What the task asks: Return only that part of the material below which starts with the line containing "constexpr int TM" and goes on through the line containing "static_assert(S % D", restated exactly.

Recorded data:

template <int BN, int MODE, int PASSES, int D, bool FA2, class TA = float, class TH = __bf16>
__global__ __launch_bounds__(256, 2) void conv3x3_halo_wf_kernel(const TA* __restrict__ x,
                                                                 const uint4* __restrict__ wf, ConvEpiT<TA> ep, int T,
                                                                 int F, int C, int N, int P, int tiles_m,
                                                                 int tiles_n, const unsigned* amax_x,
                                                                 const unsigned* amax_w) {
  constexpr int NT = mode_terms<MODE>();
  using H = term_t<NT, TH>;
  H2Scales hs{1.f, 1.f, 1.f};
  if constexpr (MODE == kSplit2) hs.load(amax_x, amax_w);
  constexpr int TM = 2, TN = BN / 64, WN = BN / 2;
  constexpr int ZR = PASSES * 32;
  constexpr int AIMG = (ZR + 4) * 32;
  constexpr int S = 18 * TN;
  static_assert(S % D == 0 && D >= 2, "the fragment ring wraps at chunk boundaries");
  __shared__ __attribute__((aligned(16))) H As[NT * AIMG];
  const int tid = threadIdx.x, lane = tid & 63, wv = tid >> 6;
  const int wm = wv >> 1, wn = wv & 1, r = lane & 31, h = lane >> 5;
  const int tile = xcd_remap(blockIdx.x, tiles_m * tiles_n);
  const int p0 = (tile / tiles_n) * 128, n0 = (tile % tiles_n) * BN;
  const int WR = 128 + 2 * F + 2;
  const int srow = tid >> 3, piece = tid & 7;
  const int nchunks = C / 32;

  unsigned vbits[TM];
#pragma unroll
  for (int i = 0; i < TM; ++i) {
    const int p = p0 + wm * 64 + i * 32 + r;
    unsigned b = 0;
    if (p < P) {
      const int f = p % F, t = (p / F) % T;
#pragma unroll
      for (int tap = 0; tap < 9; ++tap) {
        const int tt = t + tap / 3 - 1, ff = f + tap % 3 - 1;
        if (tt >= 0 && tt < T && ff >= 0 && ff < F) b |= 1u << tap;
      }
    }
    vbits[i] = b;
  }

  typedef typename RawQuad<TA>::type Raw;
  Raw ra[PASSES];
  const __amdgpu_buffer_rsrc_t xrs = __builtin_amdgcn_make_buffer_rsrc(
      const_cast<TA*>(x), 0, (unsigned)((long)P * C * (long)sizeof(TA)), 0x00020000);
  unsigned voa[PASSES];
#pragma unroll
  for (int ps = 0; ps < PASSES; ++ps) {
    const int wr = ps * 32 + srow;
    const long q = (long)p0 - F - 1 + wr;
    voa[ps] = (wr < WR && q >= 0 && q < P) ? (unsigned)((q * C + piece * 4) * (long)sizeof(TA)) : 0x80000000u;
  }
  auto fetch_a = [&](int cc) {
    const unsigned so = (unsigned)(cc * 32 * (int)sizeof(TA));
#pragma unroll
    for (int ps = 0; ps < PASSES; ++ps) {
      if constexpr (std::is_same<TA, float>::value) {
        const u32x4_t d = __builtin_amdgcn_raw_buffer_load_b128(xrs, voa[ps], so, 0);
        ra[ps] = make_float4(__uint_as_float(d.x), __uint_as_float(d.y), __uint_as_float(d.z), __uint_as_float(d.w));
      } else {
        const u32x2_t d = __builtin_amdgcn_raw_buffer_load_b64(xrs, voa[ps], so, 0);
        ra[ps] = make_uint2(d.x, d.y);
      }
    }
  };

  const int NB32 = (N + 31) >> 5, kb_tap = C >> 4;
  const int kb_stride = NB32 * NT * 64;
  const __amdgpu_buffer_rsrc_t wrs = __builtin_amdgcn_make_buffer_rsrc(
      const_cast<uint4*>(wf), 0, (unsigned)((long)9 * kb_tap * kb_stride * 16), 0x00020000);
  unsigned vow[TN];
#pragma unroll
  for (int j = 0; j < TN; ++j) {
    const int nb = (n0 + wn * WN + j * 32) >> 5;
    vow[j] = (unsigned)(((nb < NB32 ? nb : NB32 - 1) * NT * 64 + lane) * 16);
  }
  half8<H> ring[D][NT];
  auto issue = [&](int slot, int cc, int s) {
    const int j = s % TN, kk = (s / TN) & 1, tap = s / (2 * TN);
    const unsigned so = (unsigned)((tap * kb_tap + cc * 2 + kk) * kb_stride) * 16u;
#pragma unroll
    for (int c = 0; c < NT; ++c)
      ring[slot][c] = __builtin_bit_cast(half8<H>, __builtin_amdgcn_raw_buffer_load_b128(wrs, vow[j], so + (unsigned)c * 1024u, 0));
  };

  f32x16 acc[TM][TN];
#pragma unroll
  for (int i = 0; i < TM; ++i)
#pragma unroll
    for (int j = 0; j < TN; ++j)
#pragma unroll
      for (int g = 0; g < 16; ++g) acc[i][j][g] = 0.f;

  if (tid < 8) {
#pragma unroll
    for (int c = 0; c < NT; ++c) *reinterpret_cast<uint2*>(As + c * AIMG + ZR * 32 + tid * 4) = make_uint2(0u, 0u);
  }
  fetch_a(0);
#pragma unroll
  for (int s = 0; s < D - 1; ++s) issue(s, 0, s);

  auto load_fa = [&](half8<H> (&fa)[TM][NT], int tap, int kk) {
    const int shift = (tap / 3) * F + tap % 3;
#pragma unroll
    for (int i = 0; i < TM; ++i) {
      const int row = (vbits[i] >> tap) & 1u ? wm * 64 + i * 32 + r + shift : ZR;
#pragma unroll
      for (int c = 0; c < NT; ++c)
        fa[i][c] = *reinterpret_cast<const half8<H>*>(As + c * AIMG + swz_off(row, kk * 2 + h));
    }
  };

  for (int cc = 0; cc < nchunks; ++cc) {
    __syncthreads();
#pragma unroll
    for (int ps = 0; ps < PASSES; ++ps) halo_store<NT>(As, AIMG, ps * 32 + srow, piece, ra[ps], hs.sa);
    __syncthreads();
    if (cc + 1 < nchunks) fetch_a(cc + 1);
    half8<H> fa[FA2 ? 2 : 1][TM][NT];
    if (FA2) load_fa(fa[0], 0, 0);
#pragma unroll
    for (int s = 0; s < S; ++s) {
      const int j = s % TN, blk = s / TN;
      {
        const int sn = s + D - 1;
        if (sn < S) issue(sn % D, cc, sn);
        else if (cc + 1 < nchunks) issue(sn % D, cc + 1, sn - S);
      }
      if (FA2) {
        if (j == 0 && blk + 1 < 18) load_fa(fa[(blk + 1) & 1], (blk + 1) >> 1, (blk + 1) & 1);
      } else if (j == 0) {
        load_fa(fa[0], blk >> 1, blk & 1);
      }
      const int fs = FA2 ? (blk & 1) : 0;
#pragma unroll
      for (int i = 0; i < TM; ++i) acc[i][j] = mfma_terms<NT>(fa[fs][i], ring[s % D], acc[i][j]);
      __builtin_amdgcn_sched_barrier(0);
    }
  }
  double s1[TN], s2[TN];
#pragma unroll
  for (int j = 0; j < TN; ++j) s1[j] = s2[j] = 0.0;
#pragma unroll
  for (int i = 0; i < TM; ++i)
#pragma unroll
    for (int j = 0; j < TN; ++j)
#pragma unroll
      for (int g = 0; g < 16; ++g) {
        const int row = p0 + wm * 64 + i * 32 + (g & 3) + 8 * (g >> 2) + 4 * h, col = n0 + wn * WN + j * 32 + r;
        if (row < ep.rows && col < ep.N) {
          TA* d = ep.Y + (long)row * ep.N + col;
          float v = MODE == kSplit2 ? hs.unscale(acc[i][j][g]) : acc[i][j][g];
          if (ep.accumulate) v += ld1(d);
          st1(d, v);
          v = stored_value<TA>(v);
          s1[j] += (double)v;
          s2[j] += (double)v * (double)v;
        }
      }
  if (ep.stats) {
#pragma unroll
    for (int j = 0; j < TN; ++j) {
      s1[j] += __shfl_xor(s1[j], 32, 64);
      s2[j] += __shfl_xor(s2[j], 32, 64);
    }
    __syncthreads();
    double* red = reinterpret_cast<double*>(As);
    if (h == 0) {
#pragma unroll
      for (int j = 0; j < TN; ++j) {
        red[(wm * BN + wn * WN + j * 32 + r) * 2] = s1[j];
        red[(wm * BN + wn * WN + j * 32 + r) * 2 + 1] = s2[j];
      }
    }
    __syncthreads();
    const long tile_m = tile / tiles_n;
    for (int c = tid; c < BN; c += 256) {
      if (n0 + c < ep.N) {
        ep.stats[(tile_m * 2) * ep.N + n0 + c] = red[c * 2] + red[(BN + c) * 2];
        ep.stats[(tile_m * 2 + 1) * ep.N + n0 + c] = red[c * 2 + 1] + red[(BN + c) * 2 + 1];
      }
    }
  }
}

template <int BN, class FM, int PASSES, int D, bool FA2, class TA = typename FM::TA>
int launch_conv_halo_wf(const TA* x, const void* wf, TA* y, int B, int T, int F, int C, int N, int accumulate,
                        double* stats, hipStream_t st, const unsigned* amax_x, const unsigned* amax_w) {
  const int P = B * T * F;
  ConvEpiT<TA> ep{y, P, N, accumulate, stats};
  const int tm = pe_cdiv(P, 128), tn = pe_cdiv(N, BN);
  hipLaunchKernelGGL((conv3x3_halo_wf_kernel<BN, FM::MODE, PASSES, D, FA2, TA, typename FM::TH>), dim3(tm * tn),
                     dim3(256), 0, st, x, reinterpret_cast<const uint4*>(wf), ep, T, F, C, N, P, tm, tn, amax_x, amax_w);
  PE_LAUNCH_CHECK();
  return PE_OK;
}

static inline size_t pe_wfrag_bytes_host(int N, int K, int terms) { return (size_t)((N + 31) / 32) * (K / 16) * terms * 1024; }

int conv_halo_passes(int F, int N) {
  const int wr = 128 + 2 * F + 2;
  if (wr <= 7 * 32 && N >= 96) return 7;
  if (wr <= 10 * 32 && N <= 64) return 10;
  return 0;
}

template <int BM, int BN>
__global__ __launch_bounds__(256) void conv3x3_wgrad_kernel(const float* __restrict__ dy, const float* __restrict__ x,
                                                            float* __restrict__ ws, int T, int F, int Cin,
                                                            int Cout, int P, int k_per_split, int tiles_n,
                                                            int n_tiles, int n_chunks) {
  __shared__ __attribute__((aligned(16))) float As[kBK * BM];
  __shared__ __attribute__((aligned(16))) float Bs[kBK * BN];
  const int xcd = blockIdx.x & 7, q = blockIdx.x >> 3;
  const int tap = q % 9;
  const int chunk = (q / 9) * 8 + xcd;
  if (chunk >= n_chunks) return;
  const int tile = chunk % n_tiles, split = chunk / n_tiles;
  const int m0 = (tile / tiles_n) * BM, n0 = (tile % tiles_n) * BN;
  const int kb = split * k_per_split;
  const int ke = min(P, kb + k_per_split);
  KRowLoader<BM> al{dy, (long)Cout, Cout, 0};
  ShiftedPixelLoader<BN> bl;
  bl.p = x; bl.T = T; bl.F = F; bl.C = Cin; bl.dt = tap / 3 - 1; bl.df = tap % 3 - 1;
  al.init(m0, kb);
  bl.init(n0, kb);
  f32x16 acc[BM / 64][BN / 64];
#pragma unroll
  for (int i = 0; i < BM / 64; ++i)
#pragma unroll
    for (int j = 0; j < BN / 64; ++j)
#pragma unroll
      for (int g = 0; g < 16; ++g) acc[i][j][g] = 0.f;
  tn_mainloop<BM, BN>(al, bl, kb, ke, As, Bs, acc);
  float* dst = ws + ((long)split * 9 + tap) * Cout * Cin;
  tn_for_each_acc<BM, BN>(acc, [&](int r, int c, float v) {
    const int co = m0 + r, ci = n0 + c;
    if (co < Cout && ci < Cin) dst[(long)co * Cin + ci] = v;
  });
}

Reply to the task:
  constexpr int TM = 2, TN = BN / 64, WN = BN / 2;
  constexpr int ZR = PASSES * 32;
  constexpr int AIMG = (ZR + 4) * 32;
  constexpr int S = 18 * TN;
  static_assert(S % D == 0 && D >= 2, "the fragment ring wraps at chunk boundaries");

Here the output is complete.